St. George’s University and Windward Islands
Research and Education Foundation,
Grenada, West Indies
Email: [email protected]
Objectives: To determine the prevalence of Toxocara canis in puppies under 1 year of age and to understand the human-puppy relationship and risk behavior and also to determine the knowledge, attitudes and practices regarding its zoonotic potential amongst puppy owners, veterinarians, physicians and 6th term veterinary students
Methods: A cross-sectional prevalence study in puppies less than one year of age was conducted by collecting fecal samples from puppies during the period January through November 2017 from households in all 6 parishes throughout Grenada. These were tested for T. canis positivity. The owners of the puppies as well as veterinarians, physicians and veterinary students were surveyed using a questionnaire.
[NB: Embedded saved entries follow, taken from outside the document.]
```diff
+__global__ __launch_bounds__(kStemThreads, 1) void encoder_stem_kernel(const StemProblem pa, const StemProblem pb) {
+  const bool second = blockIdx.x >= (unsigned)pa.nx;
+#define MTRSSM_PICK(f) (second ? pb.f : pa.f)
+  const float* __restrict__ src = MTRSSM_PICK(src);
+  const float* __restrict__ coords = MTRSSM_PICK(coords);
+  const float* __restrict__ wp1 = MTRSSM_PICK(wp1);
+  const unsigned short* __restrict__ wq1 = MTRSSM_PICK(wq1);
+  const unsigned short* __restrict__ wq2 = MTRSSM_PICK(wq2);
+  const unsigned short* __restrict__ wq3 = MTRSSM_PICK(wq3);
+  const float* __restrict__ b1 = MTRSSM_PICK(b1);
+  const float* __restrict__ b2 = MTRSSM_PICK(b2);
+  const float* __restrict__ b3 = MTRSSM_PICK(b3);
+  float* __restrict__ y1 = MTRSSM_PICK(y1);
+  float* __restrict__ y2 = MTRSSM_PICK(y2);
+  float* __restrict__ y3 = MTRSSM_PICK(y3);
+  const int N = MTRSSM_PICK(N), Ws = MTRSSM_PICK(Ws), act = MTRSSM_PICK(act), nwg = MTRSSM_PICK(nx);
+#undef MTRSSM_PICK
+  const int wg = second ? (int)blockIdx.x - pa.nx : (int)blockIdx.x;
+  const int wsh = 31 - __builtin_clz(Ws);
+  const int Hs = kStemPlane >> wsh;
+  const int W1 = Ws >> 1, q1 = wsh - 1, H1 = Hs >> 1;
+  const int W2 = Ws >> 2, q2 = wsh - 2, H2 = Hs >> 2;
+  const int W3 = Ws >> 3, q3 = wsh - 3;
+  const int RP1 = (2 * W2 + 2) * 16, IMG1 = (H1 + 1) * RP1;
+  const int PW2 = W2 + 1, HALF2 = ((H2 + 1) * PW2 + 1) * 16, IMG2 = 2 * HALF2;
+  const int tid = threadIdx.x, lane = tid & 63, wave = tid >> 6;
+  const int l16 = lane & 15, g = lane >> 4, il = lane & 31, kl = lane >> 5;
+  if (wg >= N) return;
+  extern __shared__ __attribute__((aligned(16))) unsigned char stem_lds[];
+  unsigned char* const F = stem_lds;
+  unsigned char* const Y1 = stem_lds + kStemF;
+  unsigned char* const Y2 = stem_lds + kStemF + kStemY1;
+  unsigned char* const A3 = stem_lds + kStemImg;
+  using f32x4v = __attribute__((ext_vector_type(4))) float;
+  constexpr size_t PIECE = (size_t)32 * 9 * 16;
+
+  bf16x8 a1m, a1s;
+  {
+    const int ty = g < 3 ? g : 0;
+    u16x8 m = u16x8{0, 0, 0, 0, 0, 0, 0, 0}, s = m;
+#pragma unroll
+    for (int tx = 0; tx < 3; ++tx) {
+      const size_t o = ((size_t)l16 * 9 + ty * 3 + tx) * 16;
+      const unsigned short h0 = wq1[o], h1 = wq1[PIECE + o];
+      m[tx] = g < 3 ? h0 : (unsigned short)0;
+      m[4 + tx] = m[tx];
+      s[tx] = g < 3 ? h1 : (unsigned short)0;
+    }
+    a1m = __builtin_bit_cast(bf16x8, m);
+    a1s = __builtin_bit_cast(bf16x8, s);
+  }
+  bf16x8 a2[5][2];
+#pragma unroll
+  for (int kb = 0; kb < 5; ++kb) {
+    const int tap = 2 * kb + kl;
+#pragma unroll
+    for (int s = 0; s < 2; ++s) {
+      u32x4 v = u32x4{0u, 0u, 0u, 0u};
+      if (tap < 9) v = *reinterpret_cast<const u32x4*>(wq2 + s * PIECE + ((size_t)il * 9 + tap) * 16);
+      a2[kb][s] = __builtin_bit_cast(bf16x8, v);
+    }
+  }
+  const int u3 = wave & 3, ct = wave >> 2;
+  unsigned char* const a3 = A3 + ((size_t)ct * 10 * 64 + lane) * 16;
+  if (u3 == 0) {
+#pragma unroll
+    for (int ss = 0; ss < 5; ++ss) {
+      const int tap = 2 * ss + (g >> 1);
+#pragma unroll
+      for (int s = 0; s < 2; ++s) {
+        u32x4 v = u32x4{0u, 0u, 0u, 0u};
+        if (tap < 9) v = *reinterpret_cast<const u32x4*>(wq3 + s * PIECE + ((size_t)(16 * ct + l16) * 9 + tap) * 16 + 8 * (g & 1));
+        *reinterpret_cast<u32x4*>(a3 + (2 * ss + s) * 64 * 16) = v;
+      }
+    }
+  }
+  for (int o = tid * 16; o < kStemImg; o += kStemThreads * 16) *reinterpret_cast<u32x4*>(stem_lds + o) = u32x4{0u, 0u, 0u, 0u};
+
+  const int hi = g >> 1, gc = g & 1;
+  const int j0 = 128 * wave + l16, oy0 = j0 >> q1, ox0 = j0 & (W1 - 1);
+  auto doy = [&](int i) { return (16 * i) >> q1; };
+  auto dox = [&](int i) { return (16 * i) & (W1 - 1); };
+  const unsigned fa0 = (unsigned)(((2 * oy0 + (g < 3 ? g : 2)) * W1 + ox0) * 16);
+  auto fa = [&](int i) { return fa0 + (unsigned)((2 * doy(i) * W1 + dox(i)) * 16); };
+  const int ic0 = ox0 + 1;
+  const unsigned ya0 = (unsigned)((1 + oy0) * RP1 + ((ic0 & 1) ? W2 + 1 + (ic0 >> 1) : (ic0 >> 1)) * 16 + 8 * gc);
+  auto ya = [&](int i) { return ya0 + (unsigned)(doy(i) * RP1 + (dox(i) >> 1) * 16); };
+  f32x4v sv[8];
+#pragma unroll
+  for (int i = 0; i < 8; ++i) {
+    const int oy = oy0 + doy(i), ox = ox0 + dox(i);
+#pragma unroll
+    for (int r = 0; r < 4; ++r) sv[i][r] = b1 ? b1[(4 * g + r) & 7] : 0.f;
+#pragma unroll 1
+    for (int t = 0; t < 9; ++t) {
+      const int sy = 2 * oy - 1 + t / 3, sx = 2 * ox - 1 + t % 3;
+      const bool in = sy >= 0 && sy < Hs && sx >= 0 && sx < Ws;
+      const int so = in ? sy * Ws + sx : 0;
+      const float c0 = in ? coords[so] : 0.f, c1 = in ? coords[kStemPlane + so] : 0.f;
+#pragma unroll
+      for (int r = 0; r < 4; ++r) {
+        const float* w = wp1 + ((size_t)((4 * g + r) & 7) * 9 + t) * 16;
+        sv[i][r] = fmaf(w[2], c1, fmaf(w[1], c0, sv[i][r]));
+      }
+    }
+  }
+  unsigned ba2[5];
+  const int j2 = 32 * wave + il, oy2 = j2 >> q2, ox2 = j2 & (W2 - 1);
+#pragma unroll
+  for (int kb = 0; kb < 5; ++kb) {
+    const int tap = 2 * kb + kl < 9 ? 2 * kb + kl : 8, ty = tap / 3, tx = tap - 3 * ty;
+    const int slot = (tx & 1) ? W2 + 1 + ox2 : ox2 + (tx >> 1);
+    ba2[kb] = (unsigned)((2 * oy2 + ty) * RP1 + slot * 16);
+  }
+  const unsigned yb = (unsigned)(((oy2 + 1) * PW2 + ox2 + 1) * 16 + 8 * kl);
+  float bv2[8];
+#pragma unroll
+  for (int r = 0; r < 8; ++r) bv2[r] = b2 ? b2[4 * kl + (r & 3) + 8 * (r >> 2)] : 0.f;
+  const int j3 = 16 * u3 + l16, oy3 = j3 >> q3, ox3 = j3 & (W3 - 1);
+  unsigned ba3[5];
+#pragma unroll
+  for (int ss = 0; ss < 5; ++ss) {
+    const int tap = 2 * ss + (g >> 1) < 9 ? 2 * ss + (g >> 1) : 8, ty = tap / 3, tx = tap - 3 * ty;
+    ba3[ss] = (unsigned)((g & 1) * HALF2 + ((2 * oy3 + ty) * PW2 + 2 * ox3 + tx) * 16);
+  }
+  f32x4v bv3;
+#pragma unroll
+  for (int r = 0; r < 4; ++r) bv3[r] = b3 ? b3[16 * ct + 4 * g + r] : 0.f;
+
+  band_f4 pv[2];
+  auto request = [&](int n) {
+    const float* f = src + (size_t)n * kStemPlane;
+#pragma unroll
+    for (int k = 0; k < 2; ++k) pv[k] = *reinterpret_cast<const band_f4*>(f + (tid + kStemThreads * k) * 4);
+  };
+  auto stage = [&]() {
+#pragma unroll
+    for (int k = 0; k < 2; ++k) {
+      const int p = (tid + kStemThreads * k) * 4, r = p >> wsh, x = p & (Ws - 1);
+      const band_f4 v = pv[k];
+      float left = __shfl_up(v[3], 1);
+      if (x == 0) left = 0.f;
+      unsigned short hl[2], h[4][2];
+      split_bf16<2>(left, hl);
+#pragma unroll
+      for (int e = 0; e < 4; ++e) split_bf16<2>(v[e], h[e]);
+      const u16x8 qa = u16x8{hl[0], h[0][0], h[1][0], 0, hl[1], h[0][1], h[1][1], 0};
+      const u16x8 qb = u16x8{h[1][0], h[2][0], h[3][0], 0, h[1][1], h[2][1], h[3][1], 0};
+      unsigned char* d = F + ((r + 1) * W1 + (x >> 1)) * 16;
+      *reinterpret_cast<u16x8*>(d) = qa;
+      *reinterpret_cast<u16x8*>(d + 16) = qb;
+    }
+  };
+
+  auto frame = [&](int n, auto mode_tag) {
+    constexpr int MODE = decltype(mode_tag)::value;
+    auto activate = [&](float v) { return MODE == 1 ? elu_fast(v) : act_fwd(v, act); };
+    {
+      f32x4v acc[8];
+#pragma unroll
+      for (int hh = 0; hh < 2; ++hh) {
+        bf16x8 b[4];
+#pragma unroll
+        for (int i = 0; i < 4; ++i) b[i] = *reinterpret_cast<const bf16x8*>(F + fa(4 * hh + i));
+#pragma unroll
+        for (int i = 0; i < 4; ++i) acc[4 * hh + i] = __builtin_amdgcn_mfma_f32_16x16x32_bf16(a1s, b[i], sv[4 * hh + i], 0, 0, 0);
+#pragma unroll
+        for (int i = 0; i < 4; ++i) acc[4 * hh + i] = __builtin_amdgcn_mfma_f32_16x16x32_bf16(a1m, b[i], acc[4 * hh + i], 0, 0, 0);
+      }
+      float* o = y1 + (size_t)n * (8 * 1024) + (size_t)(4 * gc) * 1024 + j0 + 64 * hi;
+#pragma unroll
+      for (int i = 0; i < 4; ++i) {
+        unsigned short h[4][2];
+#pragma unroll
+        for (int r = 0; r < 4; ++r) {
+          const float up = __shfl(acc[i + 4][r], lane & 31);
+          const float v = hi ? up : acc[i][r];
+          o[r * 1024 + 16 * i] = v;
+          split_bf16<2>(activate(v), h[r]);
+        }
+        unsigned char* d = Y1 + (hi ? ya(i + 4) : ya(i));
+        *reinterpret_cast<uint2*>(d) = make_uint2((unsigned)h[0][0] | ((unsigned)h[1][0] << 16), (unsigned)h[2][0] | ((unsigned)h[3][0] << 16));
+        *reinterpret_cast<uint2*>(d + IMG1) = make_uint2((unsigned)h[0][1] | ((unsigned)h[1][1] << 16), (unsigned)h[2][1] | ((unsigned)h[3][1] << 16));
+      }
+    }
+    lds_barrier();
+    {
+      f32x16 acc;
+#pragma unroll
+      for (int r = 0; r < 16; ++r) acc[r] = r < 8 ? bv2[r] : 0.f;
+#pragma unroll
+      for (int kb = 0; kb < 5; ++kb) {
+        const bf16x8 b0 = *reinterpret_cast<const bf16x8*>(Y1 + ba2[kb]);
+        const bf16x8 b1q = *reinterpret_cast<const bf16x8*>(Y1 + ba2[kb] + IMG1);
+        acc = __builtin_amdgcn_mfma_f32_32x32x16_bf16(a2[kb][0], b1q, acc, 0, 0, 0);
+        acc = __builtin_amdgcn_mfma_f32_32x32x16_bf16(a2[kb][1], b0, acc, 0, 0, 0);
+        acc = __builtin_amdgcn_mfma_f32_32x32x16_bf16(a2[kb][0], b0, acc, 0, 0, 0);
+      }
+      float* o = y2 + (size_t)n * (16 * 256) + (size_t)(4 * kl) * 256 + j2;
+#pragma unroll
+      for (int hf = 0; hf < 2; ++hf) {
+        unsigned short h[4][2];
+#pragma unroll
+        for (int r = 0; r < 4; ++r) {
+          o[(8 * hf + r) * 256] = acc[4 * hf + r];
+          split_bf16<2>(activate(acc[4 * hf + r]), h[r]);
+        }
+        unsigned char* d = Y2 + hf * HALF2 + yb;
+        *reinterpret_cast<uint2*>(d) = make_uint2((unsigned)h[0][0] | ((unsigned)h[1][0] << 16), (unsigned)h[2][0] | ((unsigned)h[3][0] << 16));
+        *reinterpret_cast<uint2*>(d + IMG2) = make_uint2((unsigned)h[0][1] | ((unsigned)h[1][1] << 16), (unsigned)h[2][1] | ((unsigned)h[3][1] << 16));
+      }
+    }
+    lds_barrier();
+    {
+      f32x4v acc = bv3;
+#pragma unroll
+      for (int ss = 0; ss < 5; ++ss) {
+        const bf16x8 b0 = *reinterpret_cast<const bf16x8*>(Y2 + ba3[ss]);
+        const bf16x8 b1q = *reinterpret_cast<const bf16x8*>(Y2 + ba3[ss] + IMG2);
+        const bf16x8 w0 = *reinterpret_cast<const bf16x8*>(a3 + (2 * ss) * 64 * 16);
+        const bf16x8 w1 = *reinterpret_cast<const bf16x8*>(a3 + (2 * ss + 1) * 64 * 16);
+        acc = __builtin_amdgcn_mfma_f32_16x16x32_bf16(w0, b1q, acc, 0, 0, 0);
+        acc = __builtin_amdgcn_mfma_f32_16x16x32_bf16(w1, b0, acc, 0, 0, 0);
+        acc = __builtin_amdgcn_mfma_f32_16x16x32_bf16(w0, b0, acc, 0, 0, 0);
+      }
+      float* o = y3 + (size_t)n * (32 * 64) + (size_t)(16 * ct + 4 * g) * 64 + j3;
+#pragma unroll
+      for (int r = 0; r < 4; ++r) o[r * 64] = acc[r];
+    }
+  };
+
+  const int last = wg + ((N - 1 - wg) / nwg) * nwg;
+  request(wg);
+  __syncthreads();
+  for (int n = wg; n < N; n += nwg) {
+    stage();
+    const int nx = n + nwg;
+    request(nx < last ? nx : last);
+    lds_barrier();
+    if (act == MTRSSM_ACT_ELU) frame(n, std::integral_constant<int, 1>{});
+    else frame(n, std::integral_constant<int, 2>{});
+  }
+}
+
+}
```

Results: A total of 306 fecal samples were collected. 147 (48%) puppies were positive for T. canis; of these 142 puppies were < 7 months of age and 5 between 7-10 months. 35 owners never treated puppies, 97% never spayed or neutered their adult dogs, 68% allowed their puppies to roam free and only 9% cleaned up after their puppies. 16.7% of physicians spoke with patients about zoonotic disease potential, none have ever diagnosed toxocariasis in adults or children in Grenada, and 60% cited ‘no concern’ regarding the zoonotic potential of T. canis to their patients. 6.5% of veterinary students ranked a ‘significant concern’ regarding the zoonotic potential of T. canis, 3.3% were aware of four clinical toxocariasis syndromes in humans and 64.5% correctly identified the main route for human transmission.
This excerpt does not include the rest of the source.